Given the following thermochemical equations,

NO(g) + (1/2) Cl2(g) --> NOCl(g) -37.78 kJ (per mol NOCl)
NO(g) + (1/2) O2(g) --> NO2(g) -56.53 kJ (per mol NO2)
2 NO2(g) --> N2O4(g) -58.03 kJ (per mol N2O4)
what is the standard enthalpy change for the reaction below?
N2O4(g) + Cl2(g) --> 2 NOCl(g) + O2(g)
Give your answer in kJ (per mol N2O4), accurate to two decimal places.

To determine the standard enthalpy change for the reaction N2O4(g) + Cl2(g) --> 2 NOCl(g) + O2(g), we can use Hess's Law.

We need to rearrange the given thermochemical equations and their corresponding enthalpy changes to obtain the desired reaction:

1. Reverse the third equation:
N2O4(g) --> 2 NO2(g) ΔH = +58.03 kJ/mol

2. Multiply the first equation by 2 and reverse it:
2 NOCl(g) --> 2 NO(g) + Cl2(g) ΔH = (+37.78 kJ/mol) x 2 = +75.56 kJ/mol

3. Reverse the second equation:
NO2(g) --> NO(g) + (1/2) O2(g) ΔH = +56.53 kJ/mol

Now, we add the modified equations together to obtain the desired reaction:

N2O4(g) + Cl2(g) --> 2 NOCl(g) + O2(g)

Adding the equations:

N2O4(g) + Cl2(g) + 2 NOCl(g) + O2(g) ΔH = (+58.03 kJ/mol) + (+75.56 kJ/mol) + (+56.53 kJ/mol)

Simplifying:

N2O4(g) + Cl2(g) + 2 NOCl(g) + O2(g) ΔH = +189.12 kJ/mol

Therefore, the standard enthalpy change for the reaction N2O4(g) + Cl2(g) --> 2 NOCl(g) + O2(g) is +189.12 kJ/mol, accurate to two decimal places.

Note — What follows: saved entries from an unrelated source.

@@ -130,17 +162,25 @@
     }
 }
 
-__device__ __forceinline__ void bn_fold64(const BnParams& bn, int c0, double invM, int use_batch, int update_moving, float eps, bool publish,
-                                          float* sc_lds, float* sh_lds) {
+struct BnFold64 {
+    PartLoads<32, 4> p;
+    float g, b, mm, mv;
+};
+__device__ __forceinline__ void bn_fold64_issue(BnFold64& f, const BnParams& bn, int c0, int use_batch, int update_moving, bool publish) {
+    const int ch = c0 + (threadIdx.x >> 2), r = threadIdx.x & 3;
+    f.g = f.b = f.mm = f.mv = 0.f;
+    if (use_batch) f.p.issue(reinterpret_cast<const float2*>(bn.statpart) + ch, bn.nparts, bn.C, r);
+    if (r == 0) {
+        f.g = bn.gamma[ch]; f.b = bn.beta[ch];
+        if (!use_batch || (publish && update_moving)) { f.mm = bn.moving_mean[ch]; f.mv = bn.moving_var[ch]; }
+    }
+}
+__device__ __forceinline__ void bn_fold64_finish(BnFold64& f, const BnParams& bn, int c0, double invM, int use_batch, int update_moving,
+                                                 float eps, bool publish, float* sc_lds, float* sh_lds) {
     const int ch = c0 + (threadIdx.x >> 2), r = threadIdx.x & 3;
     double s1 = 0.0, s2 = 0.0;
     if (use_batch) {
-        const float2* part = reinterpret_cast<const float2*>(bn.statpart) + ch;
-#pragma unroll 8
-        for (int q = r; q < bn.nparts; q += 4) {
-            const float2 v = part[(size_t)q * bn.C];
-            s1 += (double)v.x; s2 += (double)v.y;
-        }
+        f.p.add(reinterpret_cast<const float2*>(bn.statpart) + ch, bn.nparts, bn.C, r, s1, s2);
         s1 += __shfl_xor(s1, 1); s2 += __shfl_xor(s2, 1);
         s1 += __shfl_xor(s1, 2); s2 += __shfl_xor(s2, 2);
     }
@@ -151,47 +191,70 @@
         var = s2 * invM - mean * mean;
         if (var < 0.0) var = 0.0;
         if (publish && update_moving) {
-            bn.moving_mean[ch] -= (bn.moving_mean[ch] - (float)mean) * (1.0f - 0.99f);
-            bn.moving_var[ch] -= (bn.moving_var[ch] - (float)var) * (1.0f - 0.99f);
+            bn.moving_mean[ch] = f.mm - (f.mm - (float)mean) * (1.0f - 0.99f);
+            bn.moving_var[ch] = f.mv - (f.mv - (float)var) * (1.0f - 0.99f);
         }
     } else {
-        mean = bn.moving_mean[ch];
-        var = bn.moving_var[ch];
+        mean = f.mm;
+        var = f.mv;
     }
     const double inv = 1.0 / sqrt(var + (double)eps);
-    const float sc = (float)((double)bn.gamma[ch] * inv);
-    const float sh = (float)((double)bn.beta[ch] - mean * (double)bn.gamma[ch] * inv);
+    const float sc = (float)((double)f.g * inv);
+    const float sh = (float)((double)f.b - mean * (double)f.g * inv);
     sc_lds[ch - c0] = sc; sh_lds[ch - c0] = sh;
     if (publish) { bn.scale[ch] = sc; bn.shift[ch] = sh; bn.mean[ch] = (float)mean; bn.invstd[ch] = (float)inv; }
 }
 
 template <int MODE>
+__device__ __forceinline__ float4 bn_fold_apply_row(float4 y1, float4 y2, float4 s1v, float4 h1v, float4 s2v, float4 h2v) {
+    const float4 v = fma4(s1v, y1, h1v);
+    if (MODE == 0) return relu4(v);
+    else if (MODE == 1) return relu4(add4(v, y2));
+    else if (MODE == 2) return relu4(add4(v, fma4(s2v, y2, h2v)));
+    else if (MODE == 3) return add4(relu4(v), relu4(fma4(s2v, y2, h2v)));
+    else return add4(y2, relu4(v));
+}
+
+template <int MODE, int PF>
 __global__ __launch_bounds__(256) void bn_fold_apply_kernel(BnApplyArgs a, BnParams bn1, BnParams bn2, double invM, int batch1, int batch2,
                                                            int update_moving, float eps, int rows_per_block) {
     p3d_warm_kernarg_lines<(int)((sizeof(BnApplyArgs) + 2 * sizeof(BnParams)) / 64)>();
     P3D_CHAIN_PRIO();
     constexpr bool TWO = (MODE == 2 || MODE == 3);
+    constexpr int NPF = PF > 0 ? PF : 1;
     __shared__ __attribute__((aligned(16))) float sc1[64], sh1[64], sc2[64], sh2[64];
+    if (PF > 0) batch1 = batch2 = 1;
     const int c0 = blockIdx.y * 64;
     const bool publish = blockIdx.x == 0;
-    bn_fold64(bn1, c0, invM, batch1, update_moving, eps, publish, sc1, sh1);
-    if (TWO) bn_fold64(bn2, c0, invM, batch2, update_moving, eps, publish, sc2, sh2);
+    const int cl = (threadIdx.x & 15) << 2, c = c0 + cl;
+    const long long r0 = (long long)blockIdx.x * rows_per_block;
+    const long long r1 = r0 + rows_per_block < a.M ? r0 + rows_per_block : a.M;
+    const long long row0 = r0 + (threadIdx.x >> 4);
+    BnFold64 f1, f2;
+    bn_fold64_issue(f1, bn1, c0, batch1, update_moving, publish);
+    if (TWO) bn_fold64_issue(f2, bn2, c0, batch2, update_moving, publish);
+    float4 y1v[NPF], y2v[NPF];
+#pragma unroll
+    for (int j = 0; j < PF; ++j) {
+        const long long row = row0 + 16 * j < a.M ? row0 + 16 * j : a.M - 1;
+        y1v[j] = ld4(a.y1 + row * a.ld1 + c);
+        y2v[j] = MODE != 0 ? ld4(a.y2 + row * a.ld2 + c) : f4(0.f);
+    }
+    bn_fold64_finish(f1, bn1, c0, invM, batch1, update_moving, eps, publish, sc1, sh1);
+    if (TWO) bn_fold64_finish(f2, bn2, c0, invM, batch2, update_moving, eps, publish, sc2, sh2);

To find the standard enthalpy change for the reaction N2O4(g) + Cl2(g) → 2NOCl(g) + O2(g), we need to use the given thermochemical equations and apply Hess's Law. Hess's Law states that if a reaction can be expressed as the sum of a series of other reactions, then the enthalpy change for the overall reaction is equal to the sum of the enthalpy changes of the individual reactions.

1. Reverse the first equation: NOCl(g) → NO(g) + (1/2) Cl2(g). Since the enthalpy change of this reaction is -37.78 kJ (per mol NOCl), the reversed reaction will have an enthalpy change of +37.78 kJ (per mol NOCl).

2. Multiply the second equation by 2 to make the coefficient of NO2 equal to that in the overall reaction: 2 NO(g) + O2(g) → 2NO2(g). The enthalpy change of this reaction is -56.53 kJ (per mol NO2).

3. Reverse and multiply the third equation by 2 to make the coefficient of N2O4 equal to that in the overall reaction: N2O4(g) → 2NO2(g). The enthalpy change of this reaction is +58.03 kJ (per mol N2O4).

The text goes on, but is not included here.